Data listing Block Start

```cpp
void launch_deflate(const uint8_t *text, int64_t n_bytes, uint64_t *status, void *ctl, uint32_t epoch, uint8_t *dense,
                    const uint32_t *d_crc_table, const uint32_t *d_pow128, const void *table, hipStream_t s,
                    unsigned long long *d_prof, hipEvent_t ev_begin, hipEvent_t ev_chunks_done) {
  if (n_bytes <= 0) return;
  const int64_t nch = (n_bytes + DF_CHUNK - 1) / DF_CHUNK;
  const uint32_t x8rem = host_xpow8((uint64_t)(n_bytes % DF_CHUNK) & 127u);
  (void)hipMemsetAsync(ctl, 0, DF_CTL_BYTES, s);
  if (ev_begin) (void)hipEventRecord(ev_begin, s);
  hipLaunchKernelGGL(k_deflate_chunks, dim3((unsigned)nch), dim3(kThreads), 0, s, text, n_bytes, dense, status,
                     reinterpret_cast<DfCtl *>(ctl), epoch & 0x3fffffffu, d_crc_table, d_pow128, x8rem,
                     reinterpret_cast<const DfTable *>(table), d_prof);
  if (ev_chunks_done) (void)hipEventRecord(ev_chunks_done, s);
}

}
```

pbsim3_amd/csrc/deflate_host.cpp:

```cpp
#include <hip/hip_runtime.h>
#include <limits.h>
#include <math.h>
#include <stdio.h>
#include <stdlib.h>
#include <string.h>

#include <algorithm>
#include <chrono>
#include <functional>
#include <memory>
#include <string>
#include <thread>
#include <vector>

#include "ctx.h"
#include "engine_internal.h"
#include "unit_io.h"

extern "C" {

extern "C++" {
namespace {

int ensure_deflate_tables(pbsim_ctx *c) {
// ... 129 lines not shown
  bool used[kDfBuffers] = {false};
  int64_t *h_total = reinterpret_cast<int64_t *>(sl.h_df_total.p);
  auto launch = [&](int64_t j) -> int {
    return df_launch_piece(c, sl, g, d_text, n, j, used[(int)(j % nbuf)], place == nullptr, d_prof);
  };
  for (int64_t j = sl.pre_count; j < std::min<int64_t>(ahead, n_pieces); j++)
    if (!launch(j)) return PBSIM_FAILED;
  const char *prev_ptr = nullptr;
  int64_t prev_bytes = 0;
  int prev_buf = 0;
  for (int64_t k = 0; k < n_pieces; k++) {
    const int b = (int)(k % nbuf);
    const double t0 = now();
    HIP_OK(hipEventSynchronize(sl.ev_df[b]));
    t_kernel += now() - t0;
    const int64_t total = h_total[2 * b + 1];
    if ((uint64_t)h_total[2 * b] >> 32) return fail("deflate: a workgroup's look-back gave up waiting for its predecessors");
    out_bytes += total;
    {
      float ms = 0;
      if (hipEventElapsedTime(&ms, sl.ev_k0[b], sl.ev_k1[b]) == hipSuccess) {
        std::lock_guard<std::mutex> lk(c->prof_mu);
        c->prof_deflate_ms += ms;
        c->prof_deflate_launches++;
        c->prof_deflate_in += g.len(k, n);
        c->prof_deflate_out += total;
      }
    }
    char *dst = place ? (*place)(total) : (char *)sl.h_df_out[b].p;
    if (!dst) return fail("deflate: no room for a compressed piece");
    HIP_OK(hipStreamWaitEvent(sl.copy_stream, sl.ev_df[b], 0));
    if (trace) {
      hipEvent_t e0 = nullptr, e1 = nullptr;
      HIP_OK(hipEventCreate(&e0));
      HIP_OK(hipEventCreate(&e1));
      tev.emplace_back(e0, e1);
      HIP_OK(hipEventRecord(e0, sl.copy_stream));
    }
    HIP_OK(hipMemcpyAsync(dst, sl.d_df_dense[b].p, (size_t)total, hipMemcpyDeviceToHost, sl.copy_stream));
    if (trace) HIP_OK(hipEventRecord(tev.back().second, sl.copy_stream));
    HIP_OK(hipEventRecord(sl.ev_cp[b], sl.copy_stream));
    used[b] = true;
    if (prev_bytes) {
      const double t1 = now();
      HIP_OK(hipEventSynchronize(sl.ev_cp[prev_buf]));
      const double t2 = now();
      if (!consume(prev_ptr, prev_bytes)) return PBSIM_FAILED;
      t_copy += t2 - t1;
      t_consume += now() - t2;
    }
    prev_ptr = dst;
    prev_bytes = total;
    prev_buf = b;
    if (k + ahead < n_pieces && !launch(k + ahead)) return PBSIM_FAILED;
  }
  if (prev_bytes) {
    const double t1 = now();
    HIP_OK(hipEventSynchronize(sl.ev_cp[prev_buf]));
    const double t2 = now();
    if (!consume(prev_ptr, prev_bytes)) return PBSIM_FAILED;
    t_copy += t2 - t1;
    t_consume += now() - t2;
  }
  if (trace) {
    double t_link = 0, t_span = 0;
    float ms = 0;
    for (auto &e : tev) {
      if (hipEventElapsedTime(&ms, e.first, e.second) == hipSuccess) t_link += ms;
    }
    if (!tev.empty() && hipEventElapsedTime(&ms, tev.front().first, tev.back().second) == hipSuccess) t_span = ms;
    for (auto &e : tev) {
      (void)hipEventDestroy(e.first);
      (void)hipEventDestroy(e.second);
    }
    fprintf(stderr,
            "[deflate] %.1f MB -> %.1f MB in %.1f ms: waited %.1f ms for kernels, %.1f ms for copies, %.1f ms in the consumer; copies: "
            "%.1f ms on the engine within a span of %.1f ms (%.1f GB/s while copying)\n",
            n / 1e6, out_bytes / 1e6, now() - t_begin, t_kernel, t_copy, t_consume, t_link, t_span, t_link > 0 ? out_bytes / t_link / 1e6 : 0.0);
  }
  if (d_prof) {
    unsigned long long t[16];
    HIP_OK(hipMemcpy(t, d_prof, 128, hipMemcpyDeviceToHost));
    const double nch = (double)((n + DF_CHUNK - 1) / DF_CHUNK);
    static const char *names[7] = {"stage", "crc", "sizes+scan", "header", "tokens", "trailer", "store"};
    fprintf(stderr, "[deflate prof] %.0f chunks; us per chunk (lane 0):", nch);
    for (int i = 0; i < 7; ++i) fprintf(stderr, " %s %.1f", names[i], t[i] / nch / 100);
    fprintf(stderr, "\n");
  }
  return PBSIM_SUCCEEDED;
}

int deflate_to_host(pbsim_ctx *c, DfLane &sl, const uint8_t *d_text, int64_t n, char *host_dst, int64_t cap,
                    int64_t *out_bytes) {
  int64_t written = 0;
  const int ok = deflate_stream(c, sl, d_text, n, [&](const char *z, int64_t k) {
    if (written + k > cap) return fail("deflate: output buffer too small");
    memcpy(host_dst + written, z, (size_t)k);
    written += k;
    return PBSIM_SUCCEEDED;
  });
  *out_bytes = written;
  return ok;
}

}
}

extern "C++" int pbsim::deflate_pieces(pbsim_ctx *c, DfLane &lane, const uint8_t *d_text, int64_t n,
                                       const std::function<int(const char *, int64_t)> &consume,
                                       const std::function<char *(int64_t)> *place) {
  return deflate_stream(c, lane, d_text, n, consume, place);
}
extern "C++" int pbsim::ensure_deflate_ready(pbsim_ctx *c) {
  for (auto &lane : c->df_streams)
    for (hipStream_t &st : lane)
      if (!st) HIP_OK(hipStreamCreateWithFlags(&st, hipStreamNonBlocking));
  return ensure_deflate_tables(c);
}
extern "C++" int pbsim::ensure_crc_tables(pbsim_ctx *c) { return ensure_deflate_tables(c); }
extern "C++" int pbsim::deflate_prelaunch(pbsim_ctx *c, Slot &sl, bool want_read, bool want_maf) {
  const pbsim_batch_info &bi = sl.b_info;
  if (want_read && bi.read_text_bytes > 0 && !df_begin(c, sl.df[0], sl.d_read_text.as<uint8_t>(), bi.read_text_bytes, true, sl.stream))
    return PBSIM_FAILED;
  if (want_maf && bi.maf_text_bytes > 0 && !df_begin(c, sl.df[1], sl.d_maf_text.as<uint8_t>(), bi.maf_text_bytes, true, sl.stream))
    return PBSIM_FAILED;
  return PBSIM_SUCCEEDED;
}

int pbsim_set_deflate(pbsim_ctx *c, int on) {
  if (!c) return fail("bad argument");
  c->deflate = on & 3;
  c->deflate_parallel = (on & 4) != 0;
  return PBSIM_SUCCEEDED;
}

int64_t pbsim_deflate_bound(int64_t n) {
  if (n <= 0) return 0;
  return n + ((n + DF_CHUNK - 1) / DF_CHUNK) * 31;
}

int pbsim_batch_fetch_deflated(pbsim_ctx *c, char *read_gz, int64_t read_cap, char *maf_gz, int64_t maf_cap,
                               int64_t *read_gz_bytes, int64_t *maf_gz_bytes) {
  if (!c || !c->s().b_finalized) return fail("pbsim_batch_fetch_deflated: no finalized batch");
  NEED_DEVICE(c);
  HIP_OK(hipSetDevice(c->device));
  int64_t nr = 0, nm = 0;
  if (read_gz && !deflate_to_host(c, c->s().df[0], c->s().d_read_text.as<uint8_t>(), c->s().b_info.read_text_bytes, read_gz,
                                  read_cap, &nr))
    return PBSIM_FAILED;
  if (maf_gz && !deflate_to_host(c, c->s().df[0], c->s().d_maf_text.as<uint8_t>(), c->s().b_info.maf_text_bytes, maf_gz,
                                 maf_cap, &nm))
    return PBSIM_FAILED;
  if (read_gz_bytes) *read_gz_bytes = nr;
  if (maf_gz_bytes) *maf_gz_bytes = nm;
  return PBSIM_SUCCEEDED;
}

int pbsim_deflate_buffer(pbsim_ctx *c, const void *src, int64_t n, void *dst, int64_t cap, int64_t *out_bytes) {
  if (!c || !out_bytes || n < 0 || (n > 0 && (!src || !dst))) return fail("pbsim_deflate_buffer: bad argument");
  NEED_DEVICE(c);
  HIP_OK(hipSetDevice(c->device));
  *out_bytes = 0;
  if (n == 0) return PBSIM_SUCCEEDED;
  Slot &sl = c->slots[0];
  DevBuf d_in;
  HIP_OK(d_in.ensure((size_t)n + 16));
  HIP_OK(hipMemcpyAsync(d_in.p, src, (size_t)n, hipMemcpyHostToDevice, sl.stream));
  HIP_OK(hipStreamSynchronize(sl.stream));
  return deflate_to_host(c, sl.df[0], d_in.as<uint8_t>(), n, (char *)dst, cap, out_bytes);
// ... 68 lines not shown
```

Before: 56.38 billion.

## Make deflate kernel persistent with prefetch of next chunk and resident CRC table

Turns k_deflate_chunks into a persistent kernel: the grid is capped at the number of resident workgroups, and each workgroup loops over chunks taken from the ticket counter. The next chunk's global load is issued before the current member is stored, so the fetch overlaps the store. The CRC table, header dwords and code table are now loaded once per workgroup into a dedicated shared array instead of once per chunk. The zeroing of the output image is limited to the member size, and the bit writer uses branchless puts. The cost is 4 KB more LDS per workgroup, which may lower occupancy, and more register pressure from keeping the prefetched quads live.

Measured after the change: 56.38 billion (median of 3 runs). No clear change (+0.0%).

```diff
diff --git a/pbsim3_amd/csrc/deflate.hip b/pbsim3_amd/csrc/deflate.hip
--- a/pbsim3_amd/csrc/deflate.hip
+++ b/pbsim3_amd/csrc/deflate.hip
@@ -1,6 +1,9 @@
 #include <hip/hip_runtime.h>
 #include <stdint.h>
 #include <stdlib.h>
+
+#include <algorithm>
+#include <atomic>
 
 #include "kernels.h"
 
@@ -75,6 +78,15 @@
       acc >>= 32;
       nb -= 32;
     }
+  }
+  __device__ __forceinline__ void put_always(uint32_t v, uint32_t k) {
+    acc |= (uint64_t)v << nb;
+    nb += k;
+    atomicOr(&out[word], (uint32_t)acc);
+    const bool full = nb >= 32;
+    word += full ? 1u : 0u;
+    acc = full ? acc >> 32 : acc;
+    nb &= 31u;
   }
   __device__ __forceinline__ void put64(uint64_t v, uint32_t k) {
     if (k > 32) {
@@ -107,8 +119,8 @@
   }
 }
 
-__device__ __forceinline__ uint32_t block_scan_excl(uint32_t v, uint32_t *s_wave, uint32_t *total) {
-  const int lane = threadIdx.x & 63, wave = threadIdx.x >> 6;
+__device__ __forceinline__ uint32_t block_scan_excl(uint32_t v, uint32_t *s_wave, uint32_t *total, int tid) {
+  const int lane = tid & 63, wave = tid >> 6;
   uint32_t inc = v;
 #pragma unroll
   for (int d = 1; d < 64; d <<= 1) {
@@ -207,30 +219,40 @@
 };
 static_assert(sizeof(DfTable) <= DF_TABLE_BYTES, "DF_TABLE_BYTES too small");
 
-__device__ __forceinline__ void load_chunk(const uint8_t *__restrict__ text, int64_t n_bytes, int64_t chunk, uint32_t *s_in,
-                                           uint32_t (&seg)[kSegDw], int *n_out, int *seg_n_out, uint32_t *prev_dw) {
-  const int tid = threadIdx.x;
-  const int64_t base = chunk * (int64_t)kChunk;
-  const int n = (int)((n_bytes - base) < (int64_t)kChunk ? (n_bytes - base) : (int64_t)kChunk);
-  const uint4 *src4 = reinterpret_cast<const uint4 *>(text + base);
-  for (int q = tid; q < kChunk / 16; q += kThreads) {
-    uint4 v = make_uint4(0, 0, 0, 0);
-    if (q * 16 < n) v = src4[q];
-    const int d = q * 4;
+constexpr int kQuads = kChunk / 16 / kThreads;
+__device__ __forceinline__ int chunk_bytes(int64_t n_bytes, int64_t chunk) {
+  const int64_t left = n_bytes - chunk * (int64_t)kChunk;
+  return (int)(left < 0 ? 0 : left < (int64_t)kChunk ? left : (int64_t)kChunk);
+}
+__device__ __forceinline__ void chunk_fetch(const uint8_t *__restrict__ text, int64_t n_bytes, int64_t chunk, uint4 (&quad)[kQuads], int tid) {
+  const int n = chunk_bytes(n_bytes, chunk);
+  const uint4 *src4 = reinterpret_cast<const uint4 *>(text + chunk * (int64_t)kChunk);
+#pragma unroll
+  for (int i = 0; i < kQuads; ++i) {
+    const int q = tid + i * kThreads;
+    quad[i] = make_uint4(0, 0, 0, 0);
+    if (q * 16 < n) quad[i] = src4[q];
+  }
+}
+__device__ __forceinline__ void chunk_land(const uint4 (&quad)[kQuads], int64_t n_bytes, int64_t chunk, uint32_t *s_in,
+                                           uint32_t (&seg)[kSegDw], int *n_out, int *seg_n_out, uint32_t *prev_dw, int tid) {
+#pragma unroll
+  for (int i = 0; i < kQuads; ++i) {
+    const int d = (tid + i * kThreads) * 4;
     uint32_t *dst = &s_in[d + (d >> 5)];
-    dst[0] = v.x;
-    dst[1] = v.y;
-    dst[2] = v.z;
-    dst[3] = v.w;
-  }
-  __syncthreads();
+    dst[0] = quad[i].x;
+    dst[1] = quad[i].y;
+    dst[2] = quad[i].z;
+    dst[3] = quad[i].w;
+  }
+  __syncthreads();
+  const int n = chunk_bytes(n_bytes, chunk);
   const int beg = tid * kSeg;
   *n_out = n;
   *seg_n_out = n - beg < 0 ? 0 : (n - beg < kSeg ? n - beg : kSeg);
 #pragma unroll
   for (int j = 0; j < kSegDw; ++j) seg[j] = s_in[tid * (kSegDw + 1) + j];
   *prev_dw = tid ? s_in[tid * (kSegDw + 1) - 2] : 0u;
-  __syncthreads();
 }
 
 __global__ __launch_bounds__(kThreads) void k_deflate_hist(const uint8_t *__restrict__ text, int64_t n_bytes,
@@ -241,7 +263,9 @@
   for (int i = tid; i < 3 * kSyms + 64; i += kThreads) s_hist[i] = 0;
   uint32_t seg[kSegDw], prev_dw;
   int n, seg_n;
-  load_chunk(text, n_bytes, blockIdx.x, s_in, seg, &n, &seg_n, &prev_dw);
+  uint4 quad[kQuads];
+  chunk_fetch(text, n_bytes, blockIdx.x, quad, tid);
+  chunk_land(quad, n_bytes, blockIdx.x, s_in, seg, &n, &seg_n, &prev_dw, tid);
   const SegTokens tk = seg_tokens(seg, seg_n, prev_dw, tid == 0);
   const uint32_t copy = (uint32_t)(lane % 3) * kSyms, dummy = 3 * kSyms + lane;
 #pragma unroll
@@ -460,190 +484,205 @@
   static_assert(kOutDw <= kInDw, "the output image must fit the input image");
   uint32_t *const s_out = s_in;
   __shared__ uint32_t s_code[kSyms];
-  uint32_t *const s_crc = s_in;
+  __shared__ uint32_t s_crc[1024];
   __shared__ uint32_t s_wave[kThreads / 64];
   __shared__ uint32_t s_misc[4];
 
-  const int tid = threadIdx.x, lane = tid & 63;
+  const int tid0 = threadIdx.x;
   unsigned long long t_prev = prof ? wall_clock64() : 0;
-  int phase = 0;
+  int phase = 7;
   auto mark = [&]() {
-    if (prof && tid == 0) {
+    if (prof && tid0 == 0) {
       const unsigned long long t = wall_clock64();
       atomicAdd(&prof[phase], t - t_prev);
       t_prev = t;
     }
     ++phase;
   };
-  for (int i = tid; i < kSyms; i += kThreads) s_code[i] = i < 286 ? tbl->code[i] : 0u;
-  if (tid < 4) s_misc[tid] = tid == 0 ? atomicAdd(&ctl->ticket, 1u) : 0u;
-  __syncthreads();
-  const int64_t chunk = s_misc[0];
   const int64_t n_chunks = (n_bytes + kChunk - 1) / kChunk;
-  uint32_t seg[kSegDw], prev_dw;
-  int n, seg_n;
-  load_chunk(text, n_bytes, chunk, s_in, seg, &n, &seg_n, &prev_dw);
-  const int beg = tid * kSeg;
+  for (int i = tid0; i < kSyms; i += kThreads) s_code[i] = i < 286 ? tbl->code[i] : 0u;
+  for (int i = tid0; i < 1024; i += kThreads) s_crc[i] = crc_table[i];
+  static_assert(kHdrDw <= kThreads, "one header dword per thread");
+  const uint32_t my_hdr = tid0 < kHdrDw ? tbl->hdr[tid0] : 0u;
+  const uint32_t hdr_end = tbl->hdr_end_bits;
+  if (tid0 < 4) s_misc[tid0] = tid0 == 0 ? atomicAdd(&ctl->ticket, 1u) : 0u;
+  __syncthreads();
+  int64_t chunk = s_misc[0];
+  const uint32_t eob = s_code[256], eob_len = eob >> 16;
+  uint4 quad[kQuads];
+  chunk_fetch(text, n_bytes, chunk, quad, tid0);
   mark();
-  for (int i = tid; i < kInDw; i += kThreads) s_in[i] = (i < 1024) ? crc_table[i] : 0u;
-  __syncthreads();
-  const SegTokens tk = seg_tokens(seg, seg_n, prev_dw, tid == 0);
-
-  uint32_t tok_bits = 0;
-  {
-    uint32_t c = tid == 0 ? 0xFFFFFFFFu : 0u;
-    const int full = seg_n >> 2;
-#pragma unroll
-    for (int j = 0; j < kSegDw; ++j) {
-      if (j < full) {
-        const uint32_t x = c ^ seg[j];
-        c = s_crc[768 + (x & 255u)] ^ s_crc[512 + ((x >> 8) & 255u)] ^ s_crc[256 + ((x >> 16) & 255u)] ^ s_crc[x >> 24];
-      } else if (j == full) {
-        for (int k = 0; k < (seg_n & 3); ++k) c = s_crc[(c ^ (seg[j] >> (8 * k))) & 255u] ^ (c >> 8);
-      }
-    }
-    const int q = n >> 7, r = n & 127;
-    if (seg_n == kSeg && tid < q) {
-      c = gf2_mul(c, pow128[q - tid - 1]);
-      if (r) c = gf2_mul(c, x8rem);
-    }
-    if (seg_n == 0) c = 0;
-#pragma unroll
-    for (int d = 32; d >= 1; d >>= 1) c ^= __shfl_xor(c, d, 64);
-    if (lane == 0) atomicXor(&s_misc[3], c);
-  }
-  mark();
-  {
-#pragma unroll
-    for (int j = 0; j < kSegDw; ++j) {
-      const uint32_t nl = m_nibble(tk.lit, j);
-      if (nl == 0) continue;
-      const uint32_t w = seg[j];
-#pragma unroll
-      for (int k = 0; k < 4; ++k)
-        tok_bits += s_code[((nl >> k) & 1u) ? (w >> (8 * k)) & 255u : 287u] >> 16;
-    }
-    Mask128 st = tk.start;
-    while (st.lo | st.hi) {
-      const int pos = m_first(st);
-      st = m_clear(st, pos);
-      uint32_t sy, eb, ev;
-      length_symbol((uint32_t)m_run(tk.cover, pos), &sy, &eb, &ev);
-      tok_bits += (s_code[sy] >> 16) + eb + 1;
-    }
-  }
-  uint32_t tok_total;
-  const uint32_t tok_off = block_scan_excl(tok_bits, s_wave, &tok_total);
-  const uint32_t hdr_end = tbl->hdr_end_bits;
-  const uint32_t eob_len = s_code[256] >> 16;
-  const uint32_t payload_bits = hdr_end - kHeadBits + tok_total + eob_len;
-  const uint32_t payload_bytes = (payload_bits + 7) >> 3;
-  const bool huff = (18 + payload_bytes + 8 <= (uint32_t)kOutBytes) && (payload_bytes < (uint32_t)n + 5);
-  const uint32_t crc = s_misc[3] ^ 0xFFFFFFFFu;
-  const uint32_t member = huff ? 18 + payload_bytes + 8 : 18 + 5 + (uint32_t)n + 8;
-  if (tid == 0)
-    __hip_atomic_store(&status[chunk], st_word(epoch, chunk == 0 ? kStPrefix : kStSize, member), __ATOMIC_RELAXED, __HIP_MEMORY_SCOPE_AGENT);
-  mark();
-
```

Data listing Block End

Each line in the listing that contains "threadIdx" should be returned.

-  const int lane = threadIdx.x & 63, wave = threadIdx.x >> 6;
-  const int tid = threadIdx.x;
-  const int tid = threadIdx.x, lane = tid & 63;
+  const int tid0 = threadIdx.x;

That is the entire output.